Mabel parecía desconcertada.

– ¿Por qué iban a pinchar mi teléfono?

Mejor no hacer especulaciones en ese momento.

– No lo sé -respondió Myron-. Pero cuando su hermano llamó, ¿mencionó el Holiday Inn de Livingston?

Algo pasó por sus ojos.

– ¿Por qué quieres saberlo?

– Es obvio que Horace comió con uno de los gerentes del motel el día antes de desaparecer. Fue el último cargo en su tarjeta de crédito. Y cuando fuimos allí, Brenda creyó reconocerlo. Que quizás había estado allí con Anita.

Mabel cerró los ojos.

– ¿Qué ocurre? -preguntó Myron.

Entraron más amigos en la casa, todos con platos de comida.

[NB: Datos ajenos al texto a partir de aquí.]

#include "gpa_internal.h"
#include "gpa_passb_shared.h"

namespace gpa {

template <class T> struct MfmaVec;
template <> struct MfmaVec<float> { typedef float type __attribute__((ext_vector_type(4))); };
template <> struct MfmaVec<double> { typedef double type __attribute__((ext_vector_type(4))); };

__device__ __forceinline__ MfmaVec<float>::type mfma16(float a, float b, MfmaVec<float>::type c) {
  return __builtin_amdgcn_mfma_f32_16x16x4f32(a, b, c, 0, 0, 0);
}
__device__ __forceinline__ MfmaVec<double>::type mfma16(double a, double b, MfmaVec<double>::type c) {
  return __builtin_amdgcn_mfma_f64_16x16x4f64(a, b, c, 0, 0, 0);
}
template <class T> __device__ __forceinline__ int mfma_row(int kq, int r) {
  if constexpr (sizeof(T) == 8) return kq + 4 * r;
  else return 4 * kq + r;
}

template <class T> struct upair { T u, v; };

template <class T, int TPF, int EE>
__device__ __forceinline__ void load_gb(T (&h)[EE], const T* gbrow, int tid) {
  using gscalar = const __attribute__((address_space(1))) T;
  gscalar* gb = (gscalar*)gbrow;
#pragma unroll
  for (int i = 0; i < EE; ++i) h[i] = gb[i * TPF + tid];
}
template <class T> __device__ __forceinline__ cpx<T> load_cpx(__amdgpu_buffer_rsrc_t r, int voff, int soff, int aux = 16);
__device__ __forceinline__ cpx<float> load_once(const cpx<float>* p) {
  typedef float v2f_t __attribute__((ext_vector_type(2)));
  const v2f_t d = __builtin_nontemporal_load(reinterpret_cast<const v2f_t*>(p));
  return {d.x, d.y};
}
__device__ __forceinline__ cpx<double> load_once(const cpx<double>* p) {
  typedef double v2d_t __attribute__((ext_vector_type(2)));
  const v2d_t d = __builtin_nontemporal_load(reinterpret_cast<const v2d_t*>(p));
  return {d.x, d.y};
}

typedef int v2i_t __attribute__((ext_vector_type(2)));
typedef int v4i_t __attribute__((ext_vector_type(4)));
__device__ __forceinline__ void store_cpx(cpx<double> v, __amdgpu_buffer_rsrc_t r, int voff, int soff);
__device__ __forceinline__ void store_cpx(cpx<float> v, __amdgpu_buffer_rsrc_t r, int voff, int soff) {
  v2i_t d = {__float_as_int(v.x), __float_as_int(v.y)};
  __builtin_amdgcn_raw_buffer_store_b64(d, r, voff, soff, 0);
}
template <> __device__ __forceinline__ cpx<float> load_cpx<float>(__amdgpu_buffer_rsrc_t r, int voff, int soff, int aux) {
  v2i_t d = aux == 16 ? __builtin_amdgcn_raw_buffer_load_b64(r, voff, soff, 16) : aux == 2 ? __builtin_amdgcn_raw_buffer_load_b64(r, voff, soff, 2) : __builtin_amdgcn_raw_buffer_load_b64(r, voff, soff, 0);
  return {__int_as_float(d.x), __int_as_float(d.y)};
}
template <> __device__ __forceinline__ cpx<double> load_cpx<double>(__amdgpu_buffer_rsrc_t r, int voff, int soff, int aux) {
  v4i_t d = aux == 16 ? __builtin_amdgcn_raw_buffer_load_b128(r, voff, soff, 16) : aux == 2 ? __builtin_amdgcn_raw_buffer_load_b128(r, voff, soff, 2) : __builtin_amdgcn_raw_buffer_load_b128(r, voff, soff, 0);
  const long long a = ((long long)(unsigned)d.x) | ((long long)d.y << 32), b = ((long long)(unsigned)d.z) | ((long long)d.w << 32);
  return {__longlong_as_double(a), __longlong_as_double(b)};
}
__device__ __forceinline__ void store_pair(cpx<float> a, cpx<float> b, __amdgpu_buffer_rsrc_t r, int voff, int soff) {
  v4i_t d = {__float_as_int(a.x), __float_as_int(a.y), __float_as_int(b.x), __float_as_int(b.y)};
  __builtin_amdgcn_raw_buffer_store_b128(d, r, voff, soff, 0);
}
__device__ __forceinline__ void store_pair(cpx<double> a, cpx<double> b, __amdgpu_buffer_rsrc_t r, int voff, int soff) {
  store_cpx(a, r, voff, soff);
  store_cpx(b, r, voff + 16, soff);
}
__device__ __forceinline__ void store_cpx(cpx<double> v, __amdgpu_buffer_rsrc_t r, int voff, int soff) {
  const long long a = __double_as_longlong(v.x), b = __double_as_longlong(v.y);
  v4i_t d = {(int)a, (int)(a >> 32), (int)b, (int)(b >> 32)};
  __builtin_amdgcn_raw_buffer_store_b128(d, r, voff, soff, 0);
}

#ifndef GPA_PBS_MINTHREADS
#define GPA_PBS_MINTHREADS 128
#endif
template <class T, int LG, int EE = 16>
struct PassBSGeom {
  using F = WgFFT<T, LG, EE>;
  static_assert(F::P == 3 || F::P == 4, "three- or four-pass transforms");
  static constexpr int TPF = F::TPF;
  static_assert(TPF >= 64, "a row needs whole wavefronts");
  static constexpr int NF = TPF >= GPA_PBS_MINTHREADS ? 1 : GPA_PBS_MINTHREADS / TPF;
  static constexpr int THREADS = NF * TPF;
  static constexpr int NW = TPF / 64;
  static constexpr int NC = PassBSharedNC<T>::value;
  static constexpr int LOGNC = NC == 4 ? 2 : 1;
  static constexpr bool STAGE = sizeof(T) == 4;
  static constexpr bool TWL = F::P == 3;
  static constexpr int T1 = TWL ? F::P1_SETS * 6 : 0;
  static constexpr int SV = sizeof(T) == 4 ? 4 : 2;
  __host__ __device__ static size_t row_elems(int Epad) {
    const size_t ES = (size_t)Epad + 4;
    return (size_t)F::LDS_ELEMS + SV * ES + 2 * NC * ES + (STAGE ? 3 * NC * ES : 0);
  }
  __host__ __device__ static size_t lds_bytes(int Epad) {
    return (NF * row_elems(Epad) + T1) * sizeof(cpx<T>) + (2 * (size_t)Epad + 16) * sizeof(T);
  }
};

#ifndef GPA_PBS_F32_WAVES
#define GPA_PBS_F32_WAVES 3
#endif
#ifndef GPA_PBS_PAD_WAVES
#define GPA_PBS_PAD_WAVES 3
#endif
#ifndef GPA_PBS_F64_WAVES
#define GPA_PBS_F64_WAVES 2
#endif
#ifndef GPA_PBS_L13_WAVES
#define GPA_PBS_L13_WAVES 3
#endif
template <class T, int LG, bool PADDED, int EE, int NBL, bool PSI = false>
__global__ __launch_bounds__((PassBSGeom<T, LG, EE>::THREADS),
                             (sizeof(T) == 8 ? GPA_PBS_F64_WAVES : (LG >= 13 ? GPA_PBS_L13_WAVES : (PADDED ? GPA_PBS_PAD_WAVES : GPA_PBS_F32_WAVES)))) void passB_shared_kernel(
    const cpx<T>* __restrict__ Tin, int n0, int n1, const T* __restrict__ Gb, const cpx<T>* __restrict__ twtab,
    const int* __restrict__ planeof, const int* __restrict__ order, const int* __restrict__ desc, const cpx<T>* __restrict__ pre_g,
    const cpx<T>* __restrict__ psi, const T* __restrict__ gtab, const cpx<T>* __restrict__ dx,
    const cpx<T>* __restrict__ dyc, const cpx<T>* __restrict__ rot16, int K, int E, int Epad, cpx<T>* out,
    int32_t* kidx, int P, int Bx, int raw, T* __restrict__ psi_out) {
  using F = WgFFT<T, LG, EE>;
  using G = PassBSGeom<T, LG, EE>;
  using V4 = typename MfmaVec<T>::type;
  constexpr int TPF = F::TPF, L = F::L, NC = G::NC;
  constexpr bool STAGE = G::STAGE;
  extern __shared__ __attribute__((aligned(16))) char smem[];
  const int tid = threadIdx.x % TPF, f = __builtin_amdgcn_readfirstlane(threadIdx.x / TPF);
  cpx<T>* lds = reinterpret_cast<cpx<T>*>(smem) + (size_t)f * G::row_elems(Epad);
  upair<T>* strip = reinterpret_cast<upair<T>*>(lds + F::LDS_ELEMS);
  const int ES = Epad + 4;
  cpx<T>* fixb = lds + F::LDS_ELEMS + G::SV * ES;
  cpx<T>* pre_l = fixb + 2 * NC * ES;
  cpx<T>* psi_l = pre_l + NC * ES;
  cpx<T>* t1 = reinterpret_cast<cpx<T>*>(smem) + (size_t)G::NF * G::row_elems(Epad);
  T* glds = reinterpret_cast<T*>(t1 + G::T1);
  const int row = blockIdx.x * G::NF + f;
  const bool valid = row < n0;
  const int rr = valid ? row : 0;
  const int p = blockIdx.y, pt = p % P, img = p / P;
  const int lane = threadIdx.x & 63, wrow = tid >> 6;

  for (int i = threadIdx.x; i < 2 * Epad + 16; i += G::THREADS) glds[i] = gtab[i];
  constexpr bool TWLK = G::TWL && !(sizeof(T) == 4 && !PADDED);
  typename std::conditional<TWLK, typename F::TwiddlesP1Lds, typename F::Twiddles>::type tw;
  if constexpr (TWLK) {
    F::fill_pass1_table(t1, twtab, threadIdx.x, G::THREADS);
    __syncthreads();
    F::load_twiddles(tw, twtab, tid, t1);
  } else {
    F::load_twiddles(tw, twtab, tid);
  }

  T ab[EE];
#pragma unroll
  for (int i = 0; i < EE; ++i) ab[i] = T(0);
  const size_t obase = ((size_t)p * n0 + rr) * n1;
  const __amdgpu_buffer_rsrc_t orow = __builtin_amdgcn_make_buffer_rsrc((void*)(out + obase), 0, n1 * (int)sizeof(cpx<T>), 0x00020000);
  const __amdgpu_buffer_rsrc_t krow = __builtin_amdgcn_make_buffer_rsrc((void*)(kidx ? kidx + obase : nullptr), 0, kidx ? n1 * 4 : 0, 0x00020000);
  constexpr int OOB = (int)0x80000000;
  const int iA = PADDED ? (n1 - E) / TPF : EE - 1, iB = PADDED ? (n1 - 1) / TPF : EE - 1;

  cpx<T> X[NBL];
  T h[NBL];
  const cpx<T> rot = rot16[pt * EE + (tid & (EE - 1))];
  const cpx<T> rot_tail = rot16[pt * EE + ((n1 - 1 - (tid < E ? tid : 0)) & (EE - 1))];
  constexpr bool PREFETCH = NBL < EE && sizeof(T) == 4;
  for (int k = 0; k < K; ++k) {
    const int b = pt * K + k;
    const int ob = order[b];
    const int d = desc[b];
    if (d & 1) {
      const cpx<T>* src = Tin + (((size_t)img * Bx + planeof[ob]) * n0 + rr) * n1;
      const cpx<T> cs0 = dx[(size_t)ob * n0 + rr];
      const cpx<T> cs = cmul(cs0, rot);
      cpx<T> tail = {T(0), T(0)};
      if (tid < E) tail = src[n1 - 1 - tid];
      cpx<T> XX[EE];
      if constexpr (PADDED) {
        const __amdgpu_buffer_rsrc_t srow = __builtin_amdgcn_make_buffer_rsrc((void*)src, 0, n1 * (int)sizeof(cpx<T>), 0x00020000);
#pragma unroll
        for (int i = 0; i < EE; ++i)
          XX[i] = cmul(load_cpx<T>(srow, (tid + TPF * i) * (int)sizeof(cpx<T>), 0, 2), cs);
      } else {
#pragma unroll
        for (int i = 0; i < EE; ++i) XX[i] = cmul(load_once(src + tid + TPF * i), cs);
      }
      if (tid < Epad) {
        const bool in = tid < E;
        const cpx<T> s0 = in ? XX[0] : cpx<T>{T(0), T(0)};
        const cpx<T> s1 = in ? cmul(tail, cmul(cs0, rot_tail)) : cpx<T>{T(0), T(0)};
        if constexpr (G::SV == 4) {
          strip[0 * ES + tid] = {s0.x, -s0.y};
          strip[1 * ES + tid] = {s0.y, s0.x};
          strip[2 * ES + tid] = {s1.x, s1.y};
          strip[3 * ES + tid] = {s1.y, -s1.x};
        } else {
          strip[0 * ES + tid] = {s0.x, s0.y};
          strip[1 * ES + tid] = {s1.x, s1.y};
        }
      }
      F::forward(XX, lds, tid, tw);
#pragma unroll
      for (int i = 0; i < NBL; ++i) X[i] = XX[i];
    }
    const int par = (d >> 7) & 1;
    cpx<T> y[EE];
    {
      if (!PREFETCH || k == 0) load_gb<T, TPF, NBL>(h, Gb + (size_t)b * (NBL * TPF), tid);
      if constexpr (STAGE) {
        if (d & 2) {
          const int nc = (d >> 4) & 7;
          for (int e = tid; e < NC * Epad; e += TPF) {
            const int c = e / Epad, j = e - c * Epad, cc = c < nc ? c : nc - 1;
            pre_l[c * ES + j] = pre_g[(size_t)(b + cc) * Epad + j];
            psi_l[(par * NC + c) * ES + j] = psi[(size_t)(b + cc) * Epad + j];
          }
        }
      }
#pragma unroll
      for (int i = 0; i < EE; ++i) {
        if (i < NBL) y[i] = {X[i < NBL ? i : 0].x * h[i < NBL ? i : 0], X[i < NBL ? i : 0].y * h[i < NBL ? i : 0]};
        else y[i] = {T(0), T(0)};
      }
    }
    cpx<T> psL = {T(0), T(0)}, psR = {T(0), T(0)};
    const int a0R = PADDED ? 0 : TPF - 1 - tid;
    if constexpr (!STAGE) {
      psL = psi[(size_t)b * Epad + (tid < E ? tid : 0)];
      psR = psi[(size_t)b * Epad + (a0R < E ? a0R : 0)];
    }
    F::template inv_phase<0>(y, lds, tid, tw);
    __syncthreads();
    if (d & 2) {
      const int nc = (d >> 4) & 7;
      const int n = lane & 15, kq = lane >> 4;
      const int c = (n >> 1) & (NC - 1), end = (n >> (1 + G::LOGNC)) & 1, reim = n & 1;
      const cpx<T>* pre = STAGE ? pre_l + c * ES : pre_g + (size_t)(b + (c < nc ? c : nc - 1)) * Epad;
      const upair<T>* sp = strip + (G::SV == 4 ? end * 2 + reim : end) * ES;
      const bool swp = reim != 0;
      const T sgn = (end == 0) == swp ? T(1) : T(-1);
      const int Mt = (E + 15) >> 4;
      for (int mt = wrow; mt < Mt; mt += G::NW) {
        V4 acc0 = {T(0), T(0), T(0), T(0)}, acc1 = {T(0), T(0), T(0), T(0)};
        int ns = ((E - 16 * mt - 1) >> 2) + 1;
        if (ns > (Epad >> 2)) ns = Epad >> 2;
        const T* ga = glds + 16 * mt + (lane & 15) + kq + 1;
        for (int s = 0; s < ns; s += 4) {
          upair<T> q[4];
          cpx<T> pp[4];
          T av[4];
#pragma unroll
          for (int u = 0; u < 4; ++u) {
            int j = 4 * (s + u) + kq;
            j = j < Epad ? j : Epad - 1;
            q[u] = sp[j];
            if constexpr (G::SV == 2) q[u] = {swp ? q[u].v : q[u].u, sgn * (swp ? q[u].u : q[u].v)};
            pp[u] = pre[j];
            av[u] = ga[4 * (s + u)];
          }
#pragma unroll
          for (int u = 0; u < 4; ++u) {
            const T bv = q[u].u * pp[u].x + q[u].v * pp[u].y;
            if (u & 1) acc1 = mfma16(av[u], bv, acc1);
            else acc0 = mfma16(av[u], bv, acc0);
          }
        }
        if (n < 4 * NC) {
#pragma unroll
          for (int r = 0; r < 4; ++r) {
            const int a0 = 16 * mt + mfma_row<T>(kq, r);
            reinterpret_cast<T*>(fixb + (c * 2 + end) * ES + a0)[reim] = acc0[r] + acc1[r];
          }
        }
      }
    }
    F::template inv_phase<1>(y, lds, tid, tw);
    __syncthreads();
    F::template inv_phase<2>(y, lds, tid, tw);
    if constexpr (F::P == 4) {
      __syncthreads();
      F::template inv_phase<3>(y, lds, tid, tw);
    }
    {
      const int c = (d >> 2) & 3;
      const cpx<T>* pl = psi_l + (par * NC + c) * ES;
      if (tid < E) {
        const cpx<T> fx = fixb[(c * 2 + 1) * ES + tid];
        if constexpr (STAGE) psL = pl[tid];
        const cpx<T> t = cmulc(fx, psL);
        y[0].x += t.x;
        y[0].y += t.y;
      }
      if constexpr (!PADDED) {
        if (a0R < E) {
          const cpx<T> fx = fixb[(c * 2 + 0) * ES + a0R];
          if constexpr (STAGE) psR = pl[a0R];
          const cpx<T> t = cmul(fx, psR);
          y[EE - 1].x += t.x;
          y[EE - 1].y += t.y;
        }
      } else {
        cpx<T> fA = {T(0), T(0)}, fB = {T(0), T(0)};
        {
          const int aA = n1 - 1 - (tid + TPF * iA), aB = aA - TPF;
          const bool inA = aA >= 0 && aA < E, inB = aB >= 0 && aB < E && iB != iA;
          const int qa = inA ? aA : 0, qb = inB ? aB : 0;
          const cpx<T> xa = fixb[(c * 2 + 0) * ES + qa], xb = fixb[(c * 2 + 0) * ES + qb];
          const cpx<T> pa = STAGE ? pl[qa] : psi[(size_t)b * Epad + qa], pb = STAGE ? pl[qb] : psi[(size_t)b * Epad + qb];
          const cpx<T> ta = cmul(xa, pa), tb2 = cmul(xb, pb);
          fA = {inA ? ta.x : T(0), inA ? ta.y : T(0)};
          fB = {inB ? tb2.x : T(0), inB ? tb2.y : T(0)};
        }
#pragma unroll
        for (int i = 0; i < EE; ++i) {
          if (i == iA) { y[i].x += fA.x; y[i].y += fA.y; }
          if (i == iB && iB != iA) { y[i].x += fB.x; y[i].y += fB.y; }
        }
      }
    }
    if constexpr (PREFETCH) {
      if (k + 1 < K) load_gb<T, TPF, NBL>(h, Gb + (size_t)(b + 1) * (NBL * TPF), tid);
    }
    const int kout = ob - pt * K;
    if constexpr (PSI) {
      if (valid) {
        T* prow = psi_out + ((size_t)(p * K + kout) * n0 + rr) * n1;
#pragma unroll
        for (int i = 0; i < EE; ++i) {
          const int yy = tid + TPF * i;
          if (!PADDED || yy < n1) prow[yy] = -atan2(y[i].y, y[i].x);
        }
      }
    }
#pragma unroll
    for (int i = 0; i < EE; ++i) {
      const int yy = tid + TPF * i;
      const T a = y[i].x * y[i].x + y[i].y * y[i].y;
      const bool win = a > ab[i];
      ab[i] = win ? a : ab[i];
      if (__builtin_amdgcn_ballot_w64(win) == 0) continue;
      const int woff = (win && valid) ? (PADDED ? yy : tid) * (int)sizeof(cpx<T>) : OOB;
      constexpr int SOFF = PADDED ? 0 : 1;
      store_cpx(y[i], orow, woff, SOFF * i * TPF * (int)sizeof(cpx<T>));
      constexpr int SH = sizeof(cpx<T>) == 8 ? 1 : 2;
      if (kidx) __builtin_amdgcn_raw_buffer_store_b32(kout, krow, woff >> SH, SOFF * i * TPF * 4, 0);
    }
  }
  if (!valid) return;
  if (raw) {
#pragma unroll
    for (int i = 0; i < EE; ++i) {
      const int yy = tid + TPF * i;
      const bool never = !(ab[i] > T(0)) && (!PADDED || yy < n1);
      if (__builtin_amdgcn_ballot_w64(never) == 0) continue;
      if (never) {
        out[obase + yy] = cpx<T>{T(0), T(0)};
        if (kidx) kidx[obase + yy] = -1;
      }
    }
    return;
  }
  asm volatile("s_waitcnt vmcnt(0)" ::: "memory");
  const cpx<T>* dyp = dyc + (size_t)pt * n1;
  cpx<T> w[EE];
#pragma unroll
  for (int i = 0; i < EE; ++i) {
    const int yy = tid + TPF * i;
    w[i] = PADDED ? load_cpx<T>(orow, yy * (int)sizeof(cpx<T>), 0) : load_cpx<T>(orow, tid * (int)sizeof(cpx<T>), i * TPF * (int)sizeof(cpx<T>));
  }
#pragma unroll
  for (int i = 0; i < EE; ++i) {
    const int yy = tid + TPF * i;
    if (!PADDED || yy < n1) {
      cpx<T> v = {T(0), T(0)};
      if (ab[i] > T(0)) v = cmul(w[i], dyp[yy]);
      else if (kidx) kidx[obase + yy] = -1;
      out[obase + yy] = v;
    }
  }
}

Mabel aceptó sus palabras de condolencia, con una sonrisa bondadosa y un firme apretón de manos. Myron esperó.

Cuando tuvo un segundo libre, Mabel continuó:

– Horace nunca mencionó el Holiday Inn por teléfono.

– Pero hay algo más -dijo Myron.

– Sí.

– ¿Alguna vez Anita llevó a Brenda al Holiday Inn?

Brenda entró en la habitación y los miró. Mabel apoyó una mano en el brazo de Myron.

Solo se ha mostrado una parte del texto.